Need some help to accelerate data retrieval in training pipeline

Hi y’all. I’m trying to implement a time-series prediction model, and my current implementation was highly input-bounded. To be more specific, what I want sorta resembles

keras.utils.timeseries_dataset_from_array

However, I need to design a custom index retrieval process, i.e., only a subset of indices are valid, and I could only sample data pairs like (X[i-seq_len+1:i], y[i]) for all i in valid indices. Plus, I find this implementation too slow, resulting the majority part of time spent on retrieving (iterating) data. So I need a more efficient implementation.

Therefore, I leveraged tf.data.Dataset.interleave API to my dataset, and got a decent performance improve immediately. However, when I watched trace viewer from Tensorflow Profiler, I noticed that there were only 5 threads in tf_data_private_threadpool.

Moreover, I tried the following tricks:

tf.config.threading.set_inter_op_parallelism_threads(16)
tf.config.threading.set_intra_op_parallelism_threads(16)
options = tf.data.Options()
options.threading.private_threadpool_size = NUM_PARALLELS
train_dataset = train_dataset.with_options(options)

but nothing became better.

Moreover, here is the step time of my current implementation:

Imgur

and here is the result of trace viewer:

Imgur

It seems that there are only 5 threads responsible for generating data. However, the throughput of interleave process is set to be 16 (which also equals NUM_PARALLELS in the above code).

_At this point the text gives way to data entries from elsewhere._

# SJTU-ViSYS-team/Avoid-MPC

Hardware: AMD Instinct MI355X
Metric: MPC steps/sec (50k-pt cloud, N=20, 8 obstacle constraints) (higher is better)
Workload: dtype f64; 1 GPU; BASELINE configs[1] batched as configs[2]: 256 scenes/GPU x (50000-pt obstacle cloud + 5000-pt edge cloud, N=20, K=8), fresh frame + zero warm start every step, every in-flight step on its own frames; scenes_per_gpu=256, points=50000, horizon=20, K=8, mpc_max_iter=3, ipm_max_iter=100, streams_in_flight=10, steps_per_launch=4, scenes_per_launch=1024, distinct_frames_bytes=6758400000, hw_queues=4, tie_order=lowest index, parallelism=single GPU, no process group, rccl=no process group (single GPU, plain run): RCCL not used

## Files before the change

avoid_mpc_amd/capi.py:

```python
import ctypes as C
import os

HERE = os.path.dirname(os.path.abspath(__file__))
LIB_PATH = os.path.join(HERE, "libavoid_mpc_amd.so")

AMK_OK, AMK_ERR_INVALID_ARG, AMK_ERR_HIP, AMK_ERR_NO_DEVICE, AMK_ERR_UNSUPPORTED, AMK_ERR_TIMEOUT = 0, 1, 2, 3, 4, 5
AMK_TIES_LOWEST_INDEX, AMK_TIES_NANOFLANN, AMK_TIES_AUTO = 0, 1, 2
AMK_EXACT_OFF, AMK_EXACT_IN_USE, AMK_EXACT_GAVE_UP, AMK_EXACT_TOO_DEEP = -1, 0, 1, 2
AMK_EXACT_NOT_NEEDED = 3
AMK_MAX_K = 64
AMK_MAX_QUERIES = 64
AMK_MAX_HORIZON = 32
AMK_MAX_OUTER_ITER = 8
AMK_MPC_DEFAULT_MAX_ITER = 100

PLUGIN_FUNCTIONS = ["nlp", "nlp_f", "nlp_g", "nlp_grad_f", "nlp_jac_g", "nlp_hess_l", "nlp_grad"]
PLUGIN_HELPERS = ["alloc_mem", "init_mem", "free_mem", "checkout", "release", "incref", "decref", "n_in", "n_out",
                  "default_in", "name_in", "name_out", "sparsity_in", "sparsity_out", "work"]
PLUGIN_SYMBOLS = [f for f in PLUGIN_FUNCTIONS] + [f + "_" + h for f in PLUGIN_FUNCTIONS for h in PLUGIN_HELPERS] + \
                 ["amk_plugin_configure", "amk_plugin_dims"]

SYMBOLS = [
    "amk_version", "amk_status_string", "amk_last_hip_error", "amk_device_count",
    "amk_kd_create", "amk_kd_destroy", "amk_kd_build", "amk_kd_build_pair", "amk_kd_sizes", "amk_kd_search",
    "amk_kd_build_host", "amk_kd_search_host", "amk_kd_tie_flags", "amk_kd_set_tie_order", "amk_kd_exact_status", "amk_kd_exact_status_host", "amk_kd_keyframe_sweep",
    "amk_kd_keyframe_sweep_host", "amk_kd_points_host",
    "amk_mpc_create", "amk_mpc_destroy", "amk_mpc_horizon", "amk_mpc_nx", "amk_mpc_ref_len",
    "amk_mpc_setup_weights", "amk_mpc_setup_tau", "amk_mpc_setup_gains", "amk_mpc_set_drag_coefficient", "amk_mpc_set_drone_radius",
    "amk_kfmap_pool_bytes", "amk_kfmap_create", "amk_kfmap_destroy", "amk_kfmap_reset", "amk_kfmap_scenes", "amk_kfmap_frames", "amk_kfmap_twc", "amk_kfmap_add_vertex",
    "amk_kfmap_update", "amk_kfmap_step", "amk_kfmap_state_host",
    "amk_kfmap_set_tie_order", "amk_kfmap_tie_order_bytes", "amk_kfmap_exact_status_host",
    "amk_kfmap_query_nearest", "amk_kfmap_nearest_distance", "amk_kfmap_query_nearest_host", "amk_kfmap_nearest_distance_host",
    "amk_kfmap_points_host", "amk_kd_query_frames", "amk_kd_nearest_distance_frames", "amk_kd_query_frames_host",
    "amk_mpc_set_drone_accel_limits", "amk_mpc_set_solver_options", "amk_mpc_set_solve_budget", "amk_mpc_set_precision", "amk_mpc_solve",
    "amk_mpc_get_warm_start", "amk_mpc_set_warm_start", "amk_mpc_reset_warm_start",
    "amk_mpc_solve_host", "amk_mpc_ng", "amk_mpc_jac_nnz", "amk_mpc_hess_nnz", "amk_mpc_jac_sparsity",
    "amk_mpc_hess_sparsity", "amk_mpc_eval", "amk_mpc_eval_host", "amk_mpc_np", "amk_mpc_eval_gamma",
    "amk_mpc_eval_gamma_host", "amk_step_batch", "amk_step_batch_frames", "amk_step_batch_host",
    "amk_pipeline_create", "amk_pipeline_destroy", "amk_pipeline_slots", "amk_pipeline_gang", "amk_pipeline_mpc", "amk_pipeline_kd",
    "amk_pipeline_kfmap",
    "amk_pipeline_stream", "amk_pipeline_submit", "amk_pipeline_wait", "amk_pipeline_query", "amk_pipeline_drain",
    "amk_pipeline_outputs", "amk_pipeline_wait_stream",
    "amk_shard_scene_range", "amk_shard_unique_id", "amk_shard_create", "amk_shard_destroy", "amk_shard_rank",
    "amk_shard_world", "amk_shard_last_rccl_error", "amk_shard_gather", "amk_shard_gather_u", "amk_shard_max", "amk_shard_padded_count",
    "amk_shard_rccl_info", "amk_shard_wait",
    "amk_depth_out_size", "amk_depth_to_cloud", "amk_depth_to_cloud_host",
    "amk_depth_to_edge_cloud", "amk_depth_to_edge_cloud_host",
]


class AmkError(RuntimeError):
    pass


class StepParams(C.Structure):
    _fields_ = [("speed", C.c_double), ("safety_distance", C.c_double),
                ("mpc_max_iter", C.c_int), ("reserved", C.c_int)]


class DepthParams(C.Structure):
    _fields_ = [("pixel2meter", C.c_double), ("depth_min", C.c_double), ("depth_max", C.c_double),
                ("resize_scale", C.c_double), ("fx", C.c_double), ("fy", C.c_double), ("cx", C.c_double),
                ("cy", C.c_double), ("Tbc", C.c_double * 16)]


class TaskParams(C.Structure):
    _fields_ = [("decay", C.c_double), ("iter_time", C.c_double), ("farest_point", C.c_double), ("height", C.c_double),
                ("slow_down_kp", C.c_double), ("slow_down_kd", C.c_double), ("a_max_xy", C.c_double), ("a_max_z", C.c_double),
                ("use_odom_est", C.c_int), ("task", C.c_int)]


class KfmapParams(C.Structure):
    _fields_ = [("max_frame_count", C.c_int), ("keyframe_th_count", C.c_int), ("keyframe_th_dist", C.c_double), ("depth_min", C.c_double),
                ("Tbc", C.c_double * 16)]


class PipelineConfig(C.Structure):
    _fields_ = [("n_slots", C.c_int), ("n_scenes", C.c_int), ("max_points", C.c_int), ("max_edge_points", C.c_int),
                ("T", C.c_double), ("dt", C.c_double), ("nearest_point_num", C.c_int), ("queue_depth", C.c_int),
                ("gang", C.c_int), ("step", StepParams), ("task", TaskParams), ("depth", DepthParams), ("keyframes", KfmapParams)]


class PipelineFrame(C.Structure):
    _fields_ = [("d_cloud", C.c_void_p), ("d_cloud_counts", C.c_void_p), ("d_edge", C.c_void_p), ("d_edge_counts", C.c_void_p),
                ("point_stride", C.c_int), ("keep_warm_start", C.c_int), ("d_state_quad", C.c_void_p), ("d_pos_x", C.c_void_p),
                ("d_ref_path_init", C.c_void_p), ("d_u_out", C.c_void_p), ("d_odom", C.c_void_p), ("odom_age", C.c_double),
                ("d_cmd_out", C.c_void_p), ("d_depth", C.c_void_p), ("depth_type", C.c_int), ("depth_rows", C.c_int), ("depth_cols", C.c_int),
                ("reserved", C.c_int), ("d_Twb", C.c_void_p), ("kf_obstacle", C.c_void_p), ("kf_edge", C.c_void_p), ("n_keyframes", C.c_int),
                ("reserved2", C.c_int), ("d_Twc_cur", C.c_void_p), ("camera", C.c_void_p), ("input_ready", C.c_void_p),
                ("d_global_goal", C.c_void_p)]


class FrameCamera(C.Structure):
    _fields_ = [("fx", C.c_double), ("fy", C.c_double), ("cx", C.c_double), ("cy", C.c_double),
                ("depth_max", C.c_double), ("width", C.c_int), ("height", C.c_int)]


AMK_DEPTH_U16, AMK_DEPTH_F32 = 0, 1

_lib = None


def load():
    global _lib
    if _lib is not None:
        return _lib
    if not os.path.exists(LIB_PATH):
        raise AmkError(f"{LIB_PATH} is missing: build it with `python -m avoid_mpc_amd.build` "
                       "(hipcc, gfx950).  There is no CPU fallback.")
    try:
        import torch
    except ImportError:
        pass
    lib = C.CDLL(LIB_PATH)
    vp, i, d, ll = C.c_void_p, C.c_int, C.c_double, C.c_longlong
    sig = {
        "amk_version": (i, []),
        "amk_status_string": (C.c_char_p, [i]),
        "amk_last_hip_error": (i, []),
        "amk_device_count": (i, []),
        "amk_kd_create": (i, [i, i, C.POINTER(vp)]),
        "amk_kd_destroy": (i, [vp]),
        "amk_kd_build": (i, [vp, vp, i, ll, vp, vp]),
        "amk_kd_build_pair": (i, [vp, vp, vp, vp, vp, vp, i, vp]),
        "amk_kd_sizes": (i, [vp, vp, vp]),
        "amk_kd_search": (i, [vp, vp, i, i, vp, vp, vp, vp, vp]),
        "amk_kd_tie_flags": (i, [vp, vp, i, i, i, vp, vp]),
        "amk_kd_set_tie_order": (i, [vp, i]),
        "amk_kd_exact_status": (i, [vp, vp, vp]),
        "amk_kd_exact_status_host": (i, [vp, vp]),
        "amk_kd_keyframe_sweep": (i, [vp, vp, d, i, vp, vp, vp]),
        "amk_kd_keyframe_sweep_host": (i, [vp, vp, d, i, vp, vp]),
        "amk_kd_points_host": (i, [vp, vp, vp]),
        "amk_kd_build_host": (i, [vp, vp, i, ll, vp]),
        "amk_kd_search_host": (i, [vp, vp, i, i, vp, vp, vp, vp]),
        "amk_mpc_create": (i, [d, d, i, i, C.POINTER(vp)]),
        "amk_mpc_destroy": (i, [vp]),
        "amk_mpc_horizon": (i, [vp]),
        "amk_mpc_nx": (i, [vp]),
        "amk_mpc_ref_len": (i, [vp]),
        "amk_mpc_setup_weights": (i, [vp, vp]),
        "amk_mpc_setup_tau": (i, [vp, vp]),
        "amk_mpc_setup_gains": (i, [vp, vp]),
        "amk_mpc_set_drag_coefficient": (i, [vp, d, d, d]),
        "amk_mpc_set_drone_radius": (i, [vp, d]),
        "amk_mpc_set_drone_accel_limits": (i, [vp, d, d, d, d]),
        "amk_mpc_set_solver_options": (i, [vp, d, i]),
        "amk_mpc_set_precision": (i, [vp, i]),
        "amk_mpc_solve": (i, [vp, vp, vp, vp, vp, i, vp]),
        "amk_mpc_get_warm_start": (i, [vp, vp, vp]),
        "amk_mpc_set_warm_start": (i, [vp, vp, vp]),
        "amk_mpc_reset_warm_start": (i, [vp, vp]),
        "amk_mpc_solve_host": (i, [vp, vp, vp, vp, vp, i]),
        "amk_mpc_ng": (i, [vp]),
        "amk_mpc_jac_nnz": (i, [vp]),
        "amk_mpc_hess_nnz": (i, [vp]),
        "amk_mpc_jac_sparsity": (i, [vp, vp, vp]),
        "amk_mpc_hess_sparsity": (i, [vp, vp, vp]),
        "amk_mpc_eval": (i, [vp, vp, vp, vp, vp, vp, vp, vp, vp, vp]),
        "amk_mpc_eval_host": (i, [vp, vp, vp, vp, vp, vp, vp, vp, vp]),
        "amk_mpc_np": (i, [vp]),
        "amk_mpc_eval_gamma": (i, [vp, vp, vp, vp, vp, vp, vp, vp]),
        "amk_mpc_eval_gamma_host": (i, [vp, vp, vp, vp, vp, vp, vp]),
        "amk_step_batch": (i, [vp, vp, vp, C.POINTER(StepParams), vp, vp, vp, vp, vp, vp, vp]),
        "amk_step_batch_host": (i, [vp, vp, vp, C.POINTER(StepParams), vp, vp, vp, vp, vp, vp]),
        "amk_step_batch_frames": (i, [vp, vp, i, vp, C.POINTER(FrameCamera), vp, C.POINTER(StepParams), vp, vp, vp, vp, vp,
                                      vp, vp]),
        "amk_pipeline_create": (i, [C.POINTER(PipelineConfig), C.POINTER(vp)]),
        "amk_pipeline_destroy": (i, [vp]),
        "amk_pipeline_slots": (i, [vp]),
        "amk_mpc_set_solve_budget": (i, [vp, i, i]),
        "amk_pipeline_gang": (i, [vp]),
        "amk_pipeline_mpc": (vp, [vp, i]),
        "amk_pipeline_kd": (vp, [vp, i, i]),
        "amk_pipeline_kfmap": (vp, [vp, i]),
        "amk_pipeline_stream": (vp, [vp, i]),
        "amk_pipeline_submit": (i, [vp, C.POINTER(PipelineFrame), C.POINTER(i)]),
        "amk_pipeline_wait": (i, [vp, i]),
        "amk_pipeline_wait_stream": (i, [vp, i, vp]),
        "amk__pipeline_inject_failure": (i, [vp, i]),
        "amk_pipeline_query": (i, [vp, i]),
        "amk_pipeline_drain": (i, [vp]),
        "amk_pipeline_outputs": (i, [vp, i, C.POINTER(vp), C.POINTER(vp), C.POINTER(vp), C.POINTER(vp)]),
        "amk_kfmap_pool_bytes": (i, [i, i, i, i, C.POINTER(C.c_longlong)]),
        "amk_kfmap_create": (i, [i, i, i, C.POINTER(KfmapParams), C.POINTER(vp)]),
        "amk_kfmap_destroy": (i, [vp]),
        "amk_kfmap_reset": (i, [vp, i, i, vp]),
        "amk_kfmap_scenes": (i, [vp]),
        "amk_kfmap_frames": (i, [vp]),
        "amk_kfmap_twc": (vp, [vp]),
        "amk_kfmap_add_vertex": (i, [vp, i, i, vp, vp, vp, vp, i, vp, vp]),
        "amk_kfmap_update": (i, [vp, vp]),
        "amk_kfmap_step": (i, [vp, vp, vp, C.POINTER(StepParams), vp, vp, vp, vp, vp, vp, vp]),
        "amk_kfmap_state_host": (i, [vp, vp, vp, vp, vp]),
        "amk_kfmap_set_tie_order": (i, [vp, i]),
        "amk_kfmap_tie_order_bytes": (i, [i, i, i, i, C.POINTER(C.c_longlong)]),
        "amk_kfmap_exact_status_host": (i, [vp, vp, vp]),
        "amk_kfmap_query_nearest": (i, [vp, C.POINTER(FrameCamera), vp, i, i, i, i, vp, vp, vp, vp, vp]),
        "amk_kfmap_nearest_distance": (i, [vp, vp, i, i, vp, vp]),
        "amk_kfmap_query_nearest_host": (i, [vp, C.POINTER(FrameCamera), vp, i, i, i, i, vp, vp, vp, vp]),
        "amk_kfmap_nearest_distance_host": (i, [vp, vp, i, i, vp]),
        "amk_kfmap_points_host": (i, [vp, i, vp, ll, vp, C.POINTER(ll)]),
        "amk_kd_query_frames": (i, [vp, i, vp, C.POINTER(FrameCamera), vp, i, i, i, vp, vp, vp, vp, vp]),
        "amk_kd_nearest_distance_frames": (i, [vp, i, vp, i, i, vp, vp]),
        "amk_kd_query_frames_host": (i, [vp, i, vp, C.POINTER(FrameCamera), vp, i, i, i, vp, vp, vp, vp]),
        "amk_shard_scene_range": (i, [i, i, i, C.POINTER(i), C.POINTER(i)]),
        "amk_shard_unique_id": (i, [C.c_char_p]),
        "amk_shard_create": (i, [C.c_char_p, i, i, C.POINTER(vp)]),
        "amk_shard_destroy": (i, [vp]),
        "amk_shard_rank": (i, [vp]),
        "amk_shard_world": (i, [vp]),
        "amk_shard_last_rccl_error": (i, []),
        "amk_shard_gather": (i, [vp, vp, ll, vp, vp]),
        "amk_shard_gather_u": (i, [vp, vp, i, vp, vp]),
        "amk_shard_max": (i, [vp, vp, i, vp]),
        "amk_shard_padded_count": (i, [i, i]),
        "amk_shard_rccl_info": (i, [C.c_char_p, i, C.POINTER(i), C.POINTER(i)]),
        "amk_shard_wait": (i, [vp, vp, d]),
        "amk_depth_out_size": (i, [i, i, d, C.POINTER(i), C.POINTER(i)]),
        "amk_depth_to_cloud": (i, [vp, i, i, i, C.c_longlong, i, C.POINTER(DepthParams), vp, vp, i, C.c_longlong, vp, vp]),
        "amk_depth_to_cloud_host": (i, [vp, i, i, i, C.c_longlong, i, C.POINTER(DepthParams), vp, vp, i, C.c_longlong, vp]),
        "amk_depth_to_edge_cloud": (i, [vp, i, i, i, C.c_longlong, i, C.POINTER(DepthParams), vp, vp, i, C.c_longlong, vp, vp]),
        "amk_depth_to_edge_cloud_host": (i, [vp, i, i, i, C.c_longlong, i, C.POINTER(DepthParams), vp, vp, i, C.c_longlong, vp]),
    }
    sig["amk__kd_set_mode"] = (i, [vp, i])
    sig["amk__sweep_set_target"] = (None, [i])
    sig["amk__sweep_set_order"] = (None, [i])
    sig["amk__frames_force_wide"] = (None, [i])
    sig["amk__mpc_ref_states"] = (i, [vp, vp, ll])
    sig["amk__kfmap_slots_host"] = (i, [vp, vp, vp, vp, vp, vp])
    for name, (res, args) in sig.items():
        fn = getattr(lib, name, None)
        if fn is None:
# ... 60 lines not shown
```

avoid_mpc_amd/csrc/pipeline.hip:

```cpp
#include "mpc_handle.h"

#include <chrono>
#include <cstdlib>
#include <cstring>
#include <vector>

struct amk_pipeline {
    amk_pipeline_config cfg;
    struct Staged {
        amk_pipeline_frame frame;
        std::vector<amk_kd *> kf_obstacle, kf_edge;
        bool has_camera = false;
        amk_frame_camera camera{};
        hipEvent_t input_ready = nullptr;
    };
    struct Slot {
        hipStream_t stream = nullptr;
        std::vector<hipEvent_t> done;
        long long count = 0;
        long long waited = 0;
        amk_kd *obstacle = nullptr, *edge = nullptr;
        amk_mpc *mpc = nullptr;
        amk::DevBuf<double> ref_path, u, x0array, state_quad, pos_x;
        amk::DevBuf<int> flags;
        std::vector<Staged> open;
        int point_stride = 3;
        amk::DevBuf<float> dcloud, dedge;
        amk::DevBuf<int> dcount, decount;
        amk::DevBuf<double> Twc;
        bool ref_inited[AMK_PIPELINE_MAX_GANG] = {};
        amk_kfmap *map = nullptr;
        int fail_status = AMK_OK;
    };
    int depth = 1, gang = 1;
    std::vector<Slot> slots;
    int next = 0;
    long long submitted = 0;
    int inject_failure = 0;
};
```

I don’t know how to increase the number of threads. I’ve tried to set some parameters, but nothing has changed.

Could anyone help me to increase the parallelism of tf.data pipeline?

However, the throughput of interleave process is set to be 16 (which also equals NUM_PARALLELS in the above code).

So in your call to interleave, you specified num_parallel_calls=NUM_PARALLELS?